A bullet of mass 8 gram is fired into a block of mass 2,5 kg initially at rest at the edge of a frictionless table of height 1 m. The bullet remains in the block, and after impact the block lands a distance 2 m from the bottom of the table. Determine the initial speed of the bullet.
first figure out how long it took the block to fall to the floor:
h = (1/2) g t^2
t = sqrt (2 h/g)
so it went 2 meters in t seconds
so the horizontal speed was
u = 2/t
NOW you have a conservation of momentum problem
u(2.5 + .008) = .008 v
solve for v
To determine the initial speed of the bullet, we can use the principle of conservation of momentum.

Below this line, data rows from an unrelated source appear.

# sagitrs/nvlevelz

Hardware: AMD Instinct MI355X
Metric: GiB/s device-resident batched CRC32C over 4 KiB blocks; % HBM-read roofline (higher is better)
Workload: dtype u32

## Files before the change

nvlevelz_amd/csrc/crc32c_dev_sched.h:

```cpp
#pragma once
#include "crc32c_dev.h"

namespace nvl {
namespace dev {

constexpr uint32_t kTail = 64;

template <int U, int NW = kWavesPerWG, int M = kAligned, class G = FixedGeom, bool kRaw = false, bool NIB = false>
__device__ __forceinline__ void run_pairs(const G& g, const KArgs& ka, uint8_t* lds) {
  NVL_STAMP0();
  const int lane = threadIdx.x & 63;
  const uint32_t wv = uniform_u32(threadIdx.x >> 6);
  const uint64_t B0 = g.n * blockIdx.x / gridDim.x;
  const uint64_t B1 = g.n * (blockIdx.x + 1) / gridDim.x;
  const uint32_t cnt = (uint32_t)(B1 - B0);
  const uint32_t nfull = cnt > kTail ? (cnt - kTail) / U : 0u;
  const uint32_t nunits = nfull + (cnt - nfull * U);

  auto unit_pos = [&](uint32_t u, int k, Pos& p) -> bool {
    const uint64_t i = u < nfull ? B0 + (uint64_t)u * U + (uint64_t)k : B0 + (uint64_t)nfull * U + (u - nfull);
    if (u >= nunits || (u >= nfull && k > 0)) return false;
    p.i = i;
    p.c = 0;
    p.bi = g.info(i);
    return true;
  };

  uint32_t u = wv;
  Pos gp[U];
  bool ok[U];
  Chunk cur[U];
  RegionFill rf;
  LdsFill<NW> lf;
  if constexpr (NIB) rf = fill_region_load(ka.tables);
  else lf = fill_lds_load<NW>(ka.tables);
#pragma unroll
  for (int k = 0; k < U; ++k) {
    ok[k] = unit_pos(u, k, gp[k]);
    if (ok[k]) load_chunk<M>(gp[k].bi, 0, lane, cur[k]);
  }
  if constexpr (NIB) fill_region_store(lds, rf, NW);
  else fill_lds_store<NW>(lds, lf, NW);
  __syncthreads();
  const LaneBase lb = make_lane_base(lane);
  NVL_STAMP1();

  while (u < nunits) {
    NVL_COUNT();
    const uint32_t un = pull_unit(lds, lane, NIB ? kRCtrOff : kCtrOff);
    Pos np[U];
    bool nok[U];
    Chunk nxt[U];
#pragma unroll
    for (int k = 0; k < U; ++k) {
      nok[k] = unit_pos(un, k, np[k]);
      if (nok[k]) load_chunk<M>(np[k].bi, 0, lane, nxt[k]);
    }
    if (ok[U - 1]) {
      BufInfo bis[U];
      uint32_t cs[U], raws[U];
#pragma unroll
      for (int k = 0; k < U; ++k) {
        bis[k] = gp[k].bi;
        cs[k] = 0;
      }
      group_raw<M, U, NIB>(lds, lb, bis, cs, lane, cur, raws);
      if (lane == 0) {
#pragma unroll
        for (int k = 0; k < U; ++k) {
          if constexpr (kRaw) ka.raws[gp[k].i] = raws[k];
          else ka.out[gp[k].i] = finish(~raws[k], ka.flags);
        }
      }
    } else {
#pragma unroll
      for (int k = 0; k < U; ++k) {
        if (ok[k]) {
          const uint32_t r = chunk_raw<M, NIB>(lds, lb, gp[k].bi, 0, lane, cur[k]);
          if (lane == 0) {
            if constexpr (kRaw) ka.raws[gp[k].i] = r;
            else ka.out[gp[k].i] = finish(~r, ka.flags);
          }
        }
      }
    }
    u = un;
#pragma unroll
    for (int k = 0; k < U; ++k) {
      gp[k] = np[k];
      ok[k] = nok[k];
      cur[k] = nxt[k];
    }
  }
  NVL_STAMP_END();
}

constexpr int kUnitStep = 1;
constexpr int kUnitStepAligned = 2;
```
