template <int KS1>
__global__ __launch_bounds__(512) void ppo_infer_kernel(const float* __restrict__ params, Dims d,
                                                        const float* __restrict__ obs,
                                                        const float* __restrict__ act, int64_t n,
                                                        float* __restrict__ v_out,
                                                        float* __restrict__ logp_out,
                                                        float* __restrict__ mu_out, float mu_bound) {
    extern __shared__ __attribute__((aligned(16))) float lds[];
    using L = Lds<KS1, 2>;
    stage_weights<KS1, 2, 512>(lds, params, d, 0);
    __syncthreads();
    finish_small<KS1, 2>(lds);
    __syncthreads();
    const int lane = threadIdx.x & 63, i = lane & 31, h = lane >> 5;
    const int wave = threadIdx.x >> 6, waves = blockDim.x >> 6;
    const int64_t n_tiles = (n + 31) / 32;
    for (int64_t tile = (int64_t)blockIdx.x * waves + wave; tile < n_tiles; tile += (int64_t)gridDim.x * waves) {
        const int64_t srow = tile * 32 + i;
        const bool valid = srow < n;
        const int64_t row = valid ? srow : n - 1;
        float x[KS1];
        load_x<KS1>(obs, row, d.obs, h, x);
        f32x16 h1[2], h2[2];
        if (v_out) {
            trunk_forward<KS1, 2>(lds, 1, x, i, h, h1, h2);
            float v[1];
            head_forward<KS1, 2, 1>(lds, 1, h, h2, v);
            if (valid && h == 0) v_out[srow] = v[0] + lds[L::SMALL + 24];
        }
        if (logp_out || mu_out) {
            trunk_forward<KS1, 2>(lds, 0, x, i, h, h1, h2);
            float mu[ACT_PAD], a[ACT_PAD];
            head_forward<KS1, 2, ACT_PAD>(lds, 0, h, h2, mu);
#pragma unroll
            for (int k = 0; k < ACT_PAD; ++k) {
                mu[k] += lds[L::SMALL + k];
                if (mu_bound > 0.f) mu[k] = mu_bound * fast_tanh(mu[k]);
                a[k] = (logp_out && k < d.act) ? act[row * d.act + k] : 0.f;
            }
            if (mu_out && valid && h == 0) {
#pragma unroll
                for (int k = 0; k < ACT_PAD; ++k)
                    if (k < d.act) mu_out[srow * d.act + k] = mu[k];
            }
            if (logp_out) {
                const float lp = gaussian_logp(mu, a, lds + L::SMALL, d.act);
                if (valid && h == 0) logp_out[srow] = lp;
            }
        }
    }
}

struct StepArgs {
    const float* params;
    const float* rec;
    int rec_w;
    const int64_t* rows;
    int64_t n_rows;
    float inv_batch;
    const float* adv_stats;
    float eps_clip, dual_clip, vf_coef, ent_coef;
    int value_clip, adv_norm, a2c;
    int nets;
    float mu_bound;
    const float* image;
    float* slabs;
    int slab_w;
    long long* dbg;
};

#ifdef TS_PHASE_MARKS
#define TS_MARK(g, k)                                                                  \
    do {                                                                               \
        if ((g).dbg && blockIdx.x == 0 && threadIdx.x == 0) (g).dbg[(k)] = (long long)__builtin_readcyclecounter(); \
        if ((g).dbg && threadIdx.x == 0 && ((k) == 0 || (k) == 17))                    \
            (g).dbg[64 + 2 * blockIdx.x + ((k) == 17)] = (long long)__builtin_amdgcn_s_memrealtime();    \
        if ((g).dbg && threadIdx.x == 0 && (k) == 0)       \
            (g).dbg[64 + 1024 + blockIdx.x] = ((long long)__builtin_amdgcn_s_getreg((4 - 1) << 11 | 0 << 6 | 20) << 32) | \
                                              (unsigned)__builtin_amdgcn_s_getreg((32 - 1) << 11 | 0 << 6 | 4);          \
    } while (0)
#else
#define TS_MARK(g, k) do { } while (0)
#endif

__device__ __forceinline__ void tile_write(float* tile, const f32x16& v, int j, int h) {
#pragma unroll
    for (int r = 0; r < 16; ++r) tile[featF(r, h) * TILE_PITCH + j] = v[r];
}

__device__ __forceinline__ void wave_lds_sync() {
    __builtin_amdgcn_fence(__ATOMIC_ACQ_REL, "wavefront");
    __builtin_amdgcn_wave_barrier();
}

template <int KS1>
struct TileIn {
    float x[KS1];
    float act[ACT_PAD];
    float adv, logp_old, ret, v_old;
    float w;
};

template <int KS1>
struct RecFetch {
    static constexpr int N = (32 * ((2 * KS1 + 14) / 4) + 63) / 64;
    f32x4 v[N];
    float w;
};

struct RowId { int64_t id; float w; };

__device__ __forceinline__ RowId row_fetch(const StepArgs& g, int64_t tile, int lane) {
    const int i = lane & 31;
    const int64_t srow = tile * 32 + i;
    const bool valid = srow < g.n_rows;
    const int64_t pos = valid ? srow : g.n_rows - 1;
    RowId r;
    r.id = g.rows ? g.rows[pos] : pos;
    r.w = valid ? g.inv_batch : 0.f;
    return r;
}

The momentum of an object is defined as the product of its mass and its velocity. According to the conservation of momentum, the total momentum before the collision is equal to the total momentum after the collision.
Let's call the initial speed of the bullet "v" and the velocity of the block and bullet together after the collision "V". Since the block is initially at rest, its initial velocity is 0.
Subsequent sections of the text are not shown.